W czwartek 8 października odbędzie się pierwszy mecz o ligowe zwycięstwo w nowym sezonie TBL. BM Slam Stal zagra ze Startem Lublin - Wiemy, co musimy robić - być agresywnym, nie dopuszczać ich do wolnych sytuacji rzutowych - tłumaczy Sretenović.

Rafał Malinowski
Rafał Malinowski

Ostrowianie wygrali 5 na 8 rozegranych sparingów, Start przegrał 5 spotkań, triumfując z kolei w trzech grach. W czwartek to wszystko nie będzie miało jednak żadnego znaczenia. Przed dwoma drużynami wyzwanie i gra nerwów. Pytanie, kto okaże się bardziej opanowany i odniesie ważne zwycięstwo w premierowym meczu?
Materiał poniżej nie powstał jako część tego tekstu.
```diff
@@ -341,6 +355,9 @@
         }
         return TN == 32 ? wino_res_launch_one<32, false, true>(a, st) : wino_res_launch_one<16, false, true>(a, st);
     }
-    if (TN == 32) return a.ysave ? wino_res_launch_one<32, true>(a, st) : wino_res_launch_one<32, false>(a, st);
-    return a.ysave ? wino_res_launch_one<16, true>(a, st) : wino_res_launch_one<16, false>(a, st);
-}
+    if (!((a.in_up2 || a.out_sum2) && !a.ysave && aesr_wino_up2_nine())) {
+        if (TN == 32) return a.ysave ? wino_res_launch_one<32, true>(a, st) : wino_res_launch_one<32, false>(a, st);
+        return a.ysave ? wino_res_launch_one<16, true>(a, st) : wino_res_launch_one<16, false>(a, st);
+    }
+    return TN == 32 ? wino_res_launch_one<32, false, false, true>(a, st) : wino_res_launch_one<16, false, false, true>(a, st);
+}
diff --git a/superresolution_aniso_mri_amd/csrc/conv_wino_tile.h b/superresolution_aniso_mri_amd/csrc/conv_wino_tile.h
--- a/superresolution_aniso_mri_amd/csrc/conv_wino_tile.h
+++ b/superresolution_aniso_mri_amd/csrc/conv_wino_tile.h
@@ -93,3 +93,44 @@
             }                                                                                                                                \
         }                                                                                                                                    \
     }
+
+#define WINO_STORE_TILE9(NB, okn, n, y0, x0, co0, g, so)                                                                                     \
+    {                                                                                                                                        \
+        int ob[2][2];                                                                                                                        \
+        _Pragma("unroll") for (int p = 0; p < 2; ++p)                                                                                        \
+            _Pragma("unroll") for (int q = 0; q < 2; ++q)                                                                                    \
+                ob[p][q] = ((okn) && (y0) + p < a.H && (x0) + q < a.W) ? (((n) * a.H + (y0) + p) * a.W + (x0) + q) * a.Cout * 4 : WINO_OOB; \
+        _Pragma("unroll") for (int nb = 0; nb < (NB); ++nb) {                                                                                \
+            const int co = (co0) + nb * 16 + 4 * (g);                                                                                        \
+            const int cob = co < a.Cout ? co * 4 : WINO_OOB;                                                                                 \
+            if (a.out_sum2) {                                                                                                                \
+                const f32x4 Q0 = aesr_sub4(acc[0][nb] + 2.f * acc[4][nb], acc[12][nb]);                                                      \
+                const f32x4 Q1 = aesr_sub4(acc[1][nb] + 2.f * acc[5][nb], acc[13][nb]);                                                      \
+                const f32x4 Q3 = aesr_sub4(acc[3][nb] + 2.f * acc[7][nb], acc[15][nb]);                                                      \
+                const f32x4 s = aesr_sub4(Q0 + 2.f * Q1, Q3);                                                                                \
+                const int obs = ((okn) && (y0) < a.H && (x0) < a.W) ? (((n) * outH + ((y0) >> 1)) * outW + ((x0) >> 1)) * a.Cout * 4 : WINO_OOB; \
+                wino_st(rs_out, obs + cob + (so), s);                                                                                        \
+                continue;                                                                                                                    \
+            }                                                                                                                                \
+            f32x4 P[2][4];                                                                                                                   \
+            _Pragma("unroll") for (int j = 0; j < 4; ++j) {                                                                                  \
+                if (j == 2) continue;                                                                                                        \
+                P[0][j] = acc[0 + j][nb] + acc[4 + j][nb];                                                                                   \
+                P[1][j] = aesr_sub4(acc[4 + j][nb], acc[12 + j][nb]);                                                                        \
+            }                                                                                                                                \
+            _Pragma("unroll") for (int p = 0; p < 2; ++p) {                                                                                  \
+                f32x4 Y[2];                                                                                                                  \
+                Y[0] = P[p][0] + P[p][1];                                                                                                    \
+                Y[1] = aesr_sub4(P[p][1], P[p][3]);                                                                                          \
+                _Pragma("unroll") for (int q = 0; q < 2; ++q) {                                                                              \
+                    f32x4 o = Y[q];                                                                                                          \
+                    const f32x4 os = o * nslope;                                                                                             \
+                    _Pragma("unroll") for (int e = 0; e < 4; ++e) o[e] = fmaxf(o[e], os[e]);                                                 \
+                    if (sigm) {                                                                                                              \
+                        _Pragma("unroll") for (int e = 0; e < 4; ++e) o[e] = 1.f / (1.f + expf(-o[e]));                                      \
+                    }                                                                                                                        \
+                    wino_st(rs_out, ob[p][q] + cob + (so), o);                                                                               \
+                }                                                                                                                            \
+            }                                                                                                                                \
+        }                                                                                                                                    \
+    }
```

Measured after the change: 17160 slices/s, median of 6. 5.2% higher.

Dla zespołu BM Slam Stal będzie to pierwszy występ w elicie od 18 kwietnia 2009 roku! Lublinianie rolę beniaminka pełnili w ubiegłym sezonie, zajmując 14. miejsce z bilansem 9-21. W kampanii 2015/2016 ich cel jest jasny - awans do fazy play-off. Ostrowianie naturalnie marzą o tym samym. Biorąc nawet pod uwagę fakt, iż liga jest wyrównana, a żółto-niebiescy przez problemy z uzyskaniem licencji skompletowali skład później, niż większość organizacji, chcą być pozytywnym objawieniem ekstraklasy. Zoran Sretenović wierzy w prowadzony przez siebie kolektyw, ale nie ukrywa także: - Jeżeli spojrzymy na rozkład drużyn w Tauron Basket Lidze, można powiedzieć, że każdy rywal będzie dla nas trudny i wymagający - przyznał trener Byków.
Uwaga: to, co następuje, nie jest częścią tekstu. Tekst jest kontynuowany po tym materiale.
template <int RT, bool WRITE_U>
__global__ void __launch_bounds__(NT) conf_left_kernel(ConfLeftArgs a)
{
    constexpr int K = 2 * RT + 1;
    constexpr int OUTW = NT - 2 * RT;
    constexpr int U = K * ((LRC_GROUP + K - 1) / K);
    constexpr int CR = RT > 0 ? RT : 1;
    __shared__ int2 rowbuf[2][NT];
    const Geom& g = a.g;
    const int tid = threadIdx.x;
    const int rows_total = g.rh;
    const size_t pz = blockIdx.z;
    const int x_out0 = blockIdx.x * OUTW, y_out0 = blockIdx.y * DC_ROWS;
    const char* baseL = reinterpret_cast<const char*>(a.dL) + (ptrdiff_t)pz * a.psL;
    const char* baseR = reinterpret_cast<const char*>(a.dR) + (ptrdiff_t)pz * a.psR;
    const float* cR = a.cR + pz * g.frame;
    float* conf = a.conf + pz * g.cframe + g.cx0;
    const int gx_in = reflect101(x_out0 - RT + tid, g.rw);
    const int gx_out = x_out0 + tid - RT;
    const bool writer = tid >= RT && tid < NT - RT && gx_out < g.rw;
    const int j_abs = g.rx + gx_out;
    const int rows_out = min(DC_ROWS, g.rh - y_out0);
    const int nrows = rows_out + 2 * RT;
    const double scale = 1.0 / ((double)K * (double)K);
    const int right_end = a.rrx + g.rw;

    auto load = [&](int n) -> int {
        const int gy = reflect101(y_out0 - RT + n, g.rh);
        return reinterpret_cast<const int16_t*>(baseL + (ptrdiff_t)(g.ry + gy) * a.sL)[g.rx + gx_in];
    };

    WinSum ring[K], S;
    S.clear();
    int nxt[U], cur[U];
    int gd[U]; float gc[U];
    int cd[CR], cdr[CR]; float ccr[CR];
#pragma unroll
    for (int k = 0; k < CR; k++) { cd[k] = 0; cdr[k] = 0; ccr[k] = 0.0f; }
#pragma unroll
    for (int s = 0; s < U; s++) nxt[s] = (s < nrows) ? load(s) : 0;
    for (int n0 = 0; n0 < nrows; n0 += U) {
#pragma unroll
        for (int s = 0; s < U; s++) { cur[s] = nxt[s]; asm volatile("" : "+v"(cur[s])); }
#pragma unroll
        for (int s = 0; s < U; s++) {
            const int n = n0 + s;
            gd[s] = 0; gc[s] = 0.0f;
            if (writer && n >= RT && n < nrows - RT) {
                const int ridx = j_abs - (cur[s] >> 4);
                if (ridx >= a.rrx && ridx < right_end) {
                    const int i_abs = g.ry + y_out0 + n - RT;
                    gd[s] = reinterpret_cast<const int16_t*>(baseR + (ptrdiff_t)i_abs * a.sR)[ridx];
                    gc[s] = cR[(size_t)i_abs * g.W + ridx];
                }
            }
        }
#pragma unroll
        for (int s = 0; s < U; s++) asm volatile("" : "+v"(gd[s]), "+v"(gc[s]));
#pragma unroll
        for (int s = 0; s < U; s++) nxt[s] = (n0 + U + s < nrows) ? load(n0 + U + s) : 0;
#pragma unroll
        for (int s = 0; s < U; s++) {
            const int n = n0 + s;
            const int slot = s % K;
            if (n < nrows) {
                rowbuf[n & 1][tid] = WinSum::stage(cur[s]);
                lds_barrier();
                WinSum hsum;
                hsum.clear();
                if (tid >= RT && tid < NT - RT) {
#pragma unroll
                    for (int d = -RT; d <= RT; d++) hsum.tap(rowbuf[n & 1][tid + d]);
                }
                if (n >= K) S.sub(ring[slot]);
                ring[slot] = hsum;
                S.add(hsum);
                if (n >= 2 * RT && writer) {
                    const int oy = y_out0 + n - 2 * RT;
                    const int i_abs = g.ry + oy;
                    float c = disc_value(S.s1, [&] { return S.sum2(); }, scale, a.roll_off);
                    const int d = (s >= RT) ? cur[(s >= RT) ? s - RT : 0] : cd[(s < RT) ? s : 0];
                    const int dr = (s >= RT) ? gd[(s >= RT) ? s - RT : 0] : cdr[(s < RT) ? s : 0];
                    const float b = (s >= RT) ? gc[(s >= RT) ? s - RT : 0] : ccr[(s < RT) ? s : 0];
                    const int ridx = j_abs - (d >> 4);
                    if (ridx >= a.rrx && ridx < right_end) {
                        if (abs(d + dr) < a.thresh) c = b < c ? b : c;
                        else c = 0.0f;
                    }
                    c = 255.0f * c;
                    ADF_ST(&conf[(size_t)i_abs * g.cpitch + j_abs], c);
                    if (WRITE_U) {
                        const RhsPlanes u = rhs_planes(a.U0, a.U1, ORIENT_PAIR, pz, g.plane);
                        const size_t o = rhs_index(ORIENT_PAIR, oy, gx_out, g);
                        u.U0[o] = c * (float)d;
                        u.U1[o] = c;
                    }
                }
            }
        }
#pragma unroll
        for (int k = 0; k < RT; k++) { cd[k] = cur[U - RT + k]; cdr[k] = gd[U - RT + k]; ccr[k] = gc[U - RT + k]; }
    }
}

BM Slam Stal i Start Lublin spotkały się już w przedsezonowym sparingu. Wówczas triumfowali ostrowianie, pokonując rywali 94:84, lecz jak podkreśla serbski szkoleniowiec, nie należy sugerować się tym wynikiem. - Znamy przeciwnika, znamy jego mocne strony. To nie jest ten zespół, który grał u nas przed sezonem w Memoriale Izabeli Kaczmarek. To o wiele lepsza, bardziej poukładana drużyna. Wzmocnili się bardzo dobrym rzucającym obrońcą, który stanowi teraz o ich sile - tłumaczy 51-letni dżentelmen z Belgradu.
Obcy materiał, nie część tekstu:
template <bool JOIN, int NACC, int C0, int C1, bool BLK = false>
__global__ __launch_bounds__(DENSE_WG) void lds_agg_dense_slim_kernel(
    LdsAggParams prm, SlimBucketIn in, const uint32_t *__restrict__ work, unsigned long long *out_count,
    uint64_t *__restrict__ gkey, uint32_t *__restrict__ gfirst, uint64_t *__restrict__ gacc, int64_t gcap, KeyPack kp,
    SplitTables stb) {
  extern __shared__ __attribute__((aligned(16))) unsigned long long tab[];
  __shared__ unsigned int s_cnt, s_before, s_inside;
  __shared__ unsigned long long s_base;
  __shared__ uint32_t s_wsum[DENSE_WG / 64];
  const uint32_t b = work[4 * blockIdx.x];
  const int64_t lo = work[4 * blockIdx.x + 1];
  const int64_t hi = work[4 * blockIdx.x + 2];
  const uint32_t split = work[4 * blockIdx.x + 3];
  const uint32_t R = prm.cap, mask = R - 1;
  const int n_acc = NACC >= 0 ? NACC : prm.n_acc;
  auto code_of = [&](int a) { return NACC >= 0 ? (a == 0 ? C0 : C1) : prm.code[a]; };
  unsigned long long *tacc = tab;
  unsigned int *tfirst = (unsigned int *)(tacc + (size_t)n_acc * R);
  unsigned long long *gmask = (unsigned long long *)(tfirst + R);
  uint32_t *gpre = (uint32_t *)(gmask + in.groups);
  uint32_t *gbt = gpre + in.groups;
  const uint32_t col = BLK ? 0u : in.bcol[b], nruns = BLK ? 0u : in.nzcount[b];
  const uint32_t ngroups = BLK ? 0u : (uint32_t)((hi - lo + 63) >> 6);
  const uint64_t le_mask = (2ull << lane_id()) - 1ull;
  const uint32_t rbits = kp.rbits, lmask = (1u << 13) - 1u;

  for (uint32_t s = threadIdx.x; s < R; s += DENSE_WG) {
    tfirst[s] = 0xffffffffu;
#pragma unroll
    for (int a = 0; a < PART_MAX_ACC; a++) {
      if (a >= n_acc) break;
      tacc[(size_t)a * R + s] = acc_identity_cell(code_of(a) & 7);
    }
  }
  for (uint32_t g = threadIdx.x; g < ngroups; g += DENSE_WG) gmask[g] = 0;
  if (threadIdx.x == 0) {
    s_cnt = 0;
    s_before = 0;
    s_inside = 0;
  }
  __syncthreads();
  if (!BLK) {
    uint32_t before = 0, inside = 0;
    for (uint32_t k = threadIdx.x; k < nruns; k += DENSE_WG) {
      const int64_t st = in.nzstart[col + k];
      if (st <= lo) before++;
      else if (st < hi) {
        inside++;
        atomicOr(&gmask[(st - lo) >> 6], 1ull << ((st - lo) & 63));
      }
    }
    before = wave_sum_u32(before);
    inside = wave_sum_u32(inside);
    if (lane_id() == 0 && before) atomicAdd(&s_before, before);
    if (lane_id() == 0 && inside) atomicAdd(&s_inside, inside);
  }
  __syncthreads();
  const uint32_t k_first = s_before - 1u, k_count = s_inside + 1u;
  const bool bt_lds = !BLK && k_count <= SLIM_BT_CAP;
  const bool seg_mode = NACC == 2 && ((C0 == AK_COUNT && C1 == AK_SUM_F64) || (C0 == AK_SUM_F64 && C1 == AK_COUNT)) &&
                        hi - lo >= 4096 && (int64_t)k_count * 2048 <= hi - lo && !prm.seg_off && !BLK;
  if (bt_lds)
    for (uint32_t k = threadIdx.x; k < k_count; k += DENSE_WG) gbt[k] = in.nzbt[col + min(k_first + k, nruns - 1)];
  if (!BLK) {
    constexpr uint32_t GPT = 8;
    uint32_t carry = s_before - 1u;
    for (uint32_t g0 = 0; g0 < ngroups; g0 += DENSE_WG * GPT) {
      const uint32_t gb = g0 + threadIdx.x * GPT;
      uint32_t pc[GPT], sum = 0;
#pragma unroll
      for (uint32_t i = 0; i < GPT; i++) {
        pc[i] = gb + i < ngroups ? (uint32_t)__popcll(gmask[gb + i]) : 0u;
        sum += pc[i];
      }
      const uint32_t inc = wave_iscan_u32(sum);
      if (lane_id() == 63) s_wsum[wave_id()] = inc;
      __syncthreads();
      uint32_t wbase = 0, tot = 0;
      for (int w = 0; w < DENSE_WG / 64; w++) {
        if (w < wave_id()) wbase += s_wsum[w];
        tot += s_wsum[w];
      }
      uint32_t run = carry + wbase + inc - sum;
#pragma unroll
      for (uint32_t i = 0; i < GPT; i++) {
        if (gb + i < ngroups) gpre[gb + i] = run;
        run += pc[i];
      }
      carry += tot;
      __syncthreads();
    }
  }
#ifndef SLIM_WAVE_SPAN
#define SLIM_WAVE_SPAN 1
#endif
  constexpr int64_t SLIM_USTEP = SLIM_WAVE_SPAN ? 64 : DENSE_WG;
  const int64_t slim_toff = SLIM_WAVE_SPAN ? (int64_t)wave_id() * (LDS_U * 64) + lane_id() : (int64_t)threadIdx.x;
  auto load = [&](int64_t i0, SlimAggRows &r) {
#pragma unroll
    for (int u = 0; u < LDS_U; u++) {
      const int64_t i = min(i0 + (int64_t)u * SLIM_USTEP, hi - 1);
      slim_load_nt(in.rows, i, r.w[u], r.v[u]);
      if (BLK) {
        r.bt[u] = in.blk_bt[i >> in.log_b];
        continue;
      }
      const uint32_t g = (uint32_t)((i - lo) >> 6);
      const uint32_t k = gpre[g] + (uint32_t)__popcll(gmask[g] & le_mask);
#if defined(SLIM_DBG) && (SLIM_DBG & 16)
      r.bt[u] = k;
#else
      r.bt[u] = bt_lds ? gbt[min(k - k_first, k_count - 1)] : in.nzbt[col + min(k, nruns - 1)];
#endif
    }
  };
  uint32_t hc_slot = 0xffffffffu, hc_min = 0xffffffffu;
  uint64_t hc_acc[PART_MAX_ACC];
  auto hot_flush = [&]() {
    if (hc_slot == 0xffffffffu) return;
    if (lane_id() == 0) {
      atomicMin(&tfirst[hc_slot], hc_min);
#pragma unroll
      for (int a = 0; a < PART_MAX_ACC; a++) {
        if (a >= n_acc) break;
        unsigned long long *cell = tacc + (size_t)a * R + hc_slot;
        switch (code_of(a) & 7) {
        case AK_COUNT:
        case AK_SUM_I64: atomicAdd(cell, (unsigned long long)hc_acc[a]); break;
        case AK_SUM_F64: unsafeAtomicAdd((double *)cell, __longlong_as_double((long long)hc_acc[a])); break;
        case AK_MIN_I64:
        case AK_MIN_F64: atomicMin(cell, (unsigned long long)hc_acc[a]); break;
        default: atomicMax(cell, (unsigned long long)hc_acc[a]);
        }
      }
    }
    hc_slot = 0xffffffffu;
  };
  auto hot_take = [&](uint32_t s0, uint32_t idmin) {
    if (hc_slot != s0) {
      hot_flush();
      hc_slot = s0;
      hc_min = 0xffffffffu;
#pragma unroll
      for (int a = 0; a < PART_MAX_ACC; a++) {
        if (a >= n_acc) break;
        hc_acc[a] = acc_identity_cell(code_of(a) & 7);
      }
    }
    hc_min = idmin < hc_min ? idmin : hc_min;
  };
  auto hot_add = [&](int a, int kind, uint64_t red) {
    switch (kind) {
    case AK_COUNT:
    case AK_SUM_I64: hc_acc[a] += red; break;
    case AK_SUM_F64: hc_acc[a] = (uint64_t)__double_as_longlong(__longlong_as_double((long long)hc_acc[a]) + __longlong_as_double((long long)red)); break;
    case AK_MIN_I64:
    case AK_MIN_F64: hc_acc[a] = red < hc_acc[a] ? red : hc_acc[a]; break;
    default: hc_acc[a] = red > hc_acc[a] ? red : hc_acc[a];
    }
  };
  SlimAggRows cur, nxt;
  if (lo < hi) load(lo + slim_toff, cur);
  __builtin_amdgcn_s_waitcnt(0x0F70);
  for (int64_t base = lo; base < hi; base += (int64_t)LDS_U * DENSE_WG) {
    const int64_t i0 = base + slim_toff;
    load(i0 + (int64_t)LDS_U * DENSE_WG, nxt);
    uint32_t sl[LDS_U], id[LDS_U], tf[LDS_U];
#pragma unroll
    for (int u = 0; u < LDS_U; u++) {
      const uint32_t w = cur.w[u];
      sl[u] = w & mask;
      id[u] = (cur.bt[u] + (w >> (rbits + 13))) * in.tile + ((w >> rbits) & lmask);
      tf[u] = tfirst[sl[u]];
    }
    constexpr bool SEG_CAPABLE = NACC == 2 && ((C0 == AK_COUNT && C1 == AK_SUM_F64) || (C0 == AK_SUM_F64 && C1 == AK_COUNT));
    const int lane = (int)lane_id();
    auto seg_rows = [&](bool act, uint32_t sl_u, uint64_t v_u, uint32_t id_u, uint32_t tf_u) {
      const uint32_t key = act ? sl_u : (0x80000000u | (uint32_t)lane);
      const uint32_t prevk = (uint32_t)__builtin_amdgcn_update_dpp(0, (int)key, 0x138, 0xf, 0xf, false);
      const uint64_t bm = __ballot(lane == 0 || key != prevk);
      const int headl = 63 - __builtin_clzll(bm & le_mask);
      double incl = act ? __longlong_as_double((long long)v_u) : 0.0;
      uint32_t idh = act ? id_u : 0xffffffffu;
      wave_seg_iscan_f64_min_u32(incl, idh, headl, lane);
      const bool tail = act && (lane == 63 || ((bm >> (lane + 1)) & 1ull));
      if (tail) {
        const uint32_t s = sl_u;
        if (idh < tf_u) atomicMin(&tfirst[s], idh);
        atomicAdd(tacc + (size_t)(C0 == AK_COUNT ? 0 : 1) * R + s, (unsigned long long)(lane - headl + 1));
        unsafeAtomicAdd((double *)(tacc + (size_t)(C0 == AK_COUNT ? 1 : 0) * R + s), incl);
      }
    };
    if (seg_mode) {
#pragma unroll
      for (int u = 0; u < LDS_U; u++) {
        const bool act = i0 + (int64_t)u * SLIM_USTEP < hi;
        {
          const uint32_t s0 = (uint32_t)__builtin_amdgcn_readfirstlane((int)sl[u]);
          if (__ballot(act && sl[u] == s0) == ~0ull) {
            hot_take(s0, wave_min_u32_dpp(id[u]));
            hot_add(C0 == AK_COUNT ? 0 : 1, AK_COUNT, 64ull);
            hot_add(C0 == AK_COUNT ? 1 : 0, AK_SUM_F64, (uint64_t)__double_as_longlong(wave_sum_f64_dpp(__longlong_as_double((long long)cur.v[u]))));
            continue;
          }
        }
        seg_rows(act, sl[u], cur.v[u], id[u], tf[u]);
      }
      cur = nxt;
      continue;
    }
#pragma unroll
    for (int u = 0; u < LDS_U; u++) {
      const uint32_t s = sl[u];
      bool act = i0 + (int64_t)u * SLIM_USTEP < hi;
      if (BLK) act = act && cur.w[u] != 0xffffffffu;
#ifdef SLIM_DBG
      uint64_t actm = (SLIM_DBG & 1) ? 0ull : __ballot(act);
#else
      uint64_t actm = __ballot(act);
#endif
      for (int it = 0; it < 3 && actm; it++) {
        const int first = __builtin_ctzll(actm);
        const uint32_t s0 = (uint32_t)__builtin_amdgcn_readlane((int)s, first);
        const bool hot = act && s == s0;
        const uint64_t peers = __ballot(hot);
        if (__popcll(peers) < HOT_MIN_PEERS) break;
        if (SEG_CAPABLE && it == 0 && peers != actm && (((peers >> first) + 1) & (peers >> first)) == 0 && !prm.seg_off) {
          seg_rows(act, s, cur.v[u], id[u], tf[u]);
          act = false;
          break;
        }
        const uint32_t idmin = wave_min_u32_dpp(hot ? id[u] : 0xffffffffu);
        hot_take(s0, idmin);
#pragma unroll
        for (int a = 0; a < PART_MAX_ACC; a++) {
          if (a >= n_acc) break;
          const int kind = code_of(a) & 7;
          const uint64_t v = cur.v[u];
          uint64_t red;
          switch (kind) {
          case AK_COUNT: red = (uint64_t)__popcll(peers); break;
          case AK_SUM_I64: red = wave_sum_u64_dpp(hot ? v : 0ull); break;
          case AK_SUM_F64: red = (uint64_t)__double_as_longlong(wave_sum_f64_dpp(hot ? __longlong_as_double((long long)v) : 0.0)); break;
          case AK_MIN_I64: red = wave_min_u64(hot ? i64_to_ordered((int64_t)v) : ~0ull); break;
          case AK_MIN_F64: red = wave_min_u64(hot ? f64_to_ordered(__longlong_as_double((long long)v)) : ~0ull); break;
          case AK_MAX_I64: red = wave_max_u64(hot ? i64_to_ordered((int64_t)v) : 0ull); break;
          default: red = wave_max_u64(hot ? f64_to_ordered(__longlong_as_double((long long)v)) : 0ull);
          }
          hot_add(a, kind, red);
        }
        act = act && !hot;
        actm &= ~peers;
      }
      if (act) {
#ifdef SLIM_DBG
        if (!(SLIM_DBG & 8) && id[u] < tf[u]) atomicMin(&tfirst[s], id[u]);
#pragma unroll
        for (int a = 0; a < PART_MAX_ACC; a++) {
          if (a >= n_acc) break;
          if ((SLIM_DBG >> (1 + a)) & 1) continue;
          acc_apply(code_of(a) & 7, tacc + (size_t)a * R + s, cur.v[u]);
        }
#else
        if (id[u] < tf[u]) atomicMin(&tfirst[s], id[u]);
#pragma unroll
        for (int a = 0; a < PART_MAX_ACC; a++) {
          if (a >= n_acc) break;
          acc_apply(code_of(a) & 7, tacc + (size_t)a * R + s, cur.v[u]);
        }
#endif
      }
    }
    cur = nxt;
  }
  hot_flush();
  __syncthreads();
  if (JOIN && (prm.partner_bits || prm.partner_mult)) {
    const uint64_t off0 = (uint64_t)b << kp.rbits;
    for (uint32_t s = threadIdx.x; s < R; s += DENSE_WG) {
      if (tfirst[s] == 0xffffffffu) continue;
      const uint64_t o = off0 + s;
      const bool partner = prm.partner_mult ? prm.partner_mult[o] != 0 : (((prm.partner_bits[o >> 6] >> (o & 63)) & 1ull) != 0);
      if (!partner) tfirst[s] = 0xffffffffu;
    }
  }
  if (split != 0xffffffffu) {
    unsigned int *gf = stb.first + (size_t)split * R;
    for (uint32_t s = threadIdx.x; s < R; s += DENSE_WG) {
      gf[s] = tfirst[s];
#pragma unroll
      for (int a = 0; a < PART_MAX_ACC; a++) {
        if (a >= n_acc) break;
        stb.acc[((size_t)a * stb.nsplit + split) * R + s] = tacc[(size_t)a * R + s];
      }
    }
    return;
  }
  unsigned int mine = 0;
  for (uint32_t s = threadIdx.x; s < R; s += DENSE_WG) mine += tfirst[s] != 0xffffffffu;
  unsigned int my_off = atomicAdd(&s_cnt, mine);
  __syncthreads();
  if (threadIdx.x == 0) s_base = atomicAdd(out_count, (unsigned long long)s_cnt);
  __syncthreads();
  unsigned long long obase = s_base + my_off;
  const uint64_t key0 = kp.kmin + ((uint64_t)b << kp.rbits);
  for (uint32_t s = threadIdx.x; s < R; s += DENSE_WG) {
    unsigned int first = tfirst[s];
    if (first == 0xffffffffu) continue;
    if ((int64_t)obase < gcap) {
      gkey[obase] = key0 + s;
      gfirst[obase] = first;
      const unsigned int mlt = (JOIN && prm.partner_mult) ? prm.partner_mult[((uint64_t)b << kp.rbits) + s] : 1u;
#pragma unroll
      for (int a = 0; a < PART_MAX_ACC; a++) {
        if (a >= n_acc) break;
        const unsigned long long cell = tacc[(size_t)a * R + s];
        gacc[(size_t)a * gcap + obase] = (JOIN && prm.partner_mult) ? acc_times(code_of(a) & 7, cell, mlt) : cell;
      }
    }
    obase++;
  }
}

Nowy nabytek lubelskiego zespołu to groźny strzelec, który w ubiegłych rozgrywkach zdobywał średnio 15,2 punktu w lidze gruzińskiej. Nazywa się Nick Kellogg i ma predyspozycje, by zostać gwiazdorem polskiej ekstraklasy. Mierzy 191 centymetrów wzrostu, a do jego krycia najprawdopodobniej oddelegowany zostanie jeden z liderów Byków, Curtis Millage. 34-letni Amerykanin udowodnił w sparingach, iż jest świetnie przygotowany motorycznie i może rywalizować z każdym przeciwnikiem. - Wiemy, czego możemy spodziewać się po tym zespole. Start przede wszystkim lubi rzucać z dystansu. Praktycznie wszyscy zawodnicy potrafią umieścić piłkę w koszu z dalszej odległości - to ich duży atut. Gdy zespół gra szybko, a w ataku pozycyjnym rozciąga grę, bardzo trudno ich zatrzymać. Mają pięciu groźnych zawodników na parkiecie, trudno temu zaradzić. Musimy być agresywnym, nie dopuszczać ich do wolnych sytuacji rzutowych. Wówczas może zrodzić się szansa, by wygrać ten mecz - zaznacza Zoran Sretenović.

Przed samym startem rozgrywek trudno wskazać faworyta czwartkowego spotkania. Obie drużyny mają swoje słabsze i lepsze strony, co zwiastuje emocje do samego końca. - Start na pewno będzie chciał wygrać na inaugurację. Fakt, że grają u siebie, tylko dodatkowo ich do tego motywuje. My musimy zneutralizować ich atuty i nie pozwolić wejść na właściwe obroty. Chcemy zatrzymać ich najlepszego strzelca, Kellogga i resztę snajperów. Obrona właśnie na tym ma się skupić - mówi serbski szkoleniowiec. - Podejmiemy walkę w każdym spotkaniu. Jeżeli nadarzy się szansa, by wygrać mecz, spróbujemy z niej skorzystać, zostawiając na parkiecie całe zdrowie - kończy Zoran Sretenović.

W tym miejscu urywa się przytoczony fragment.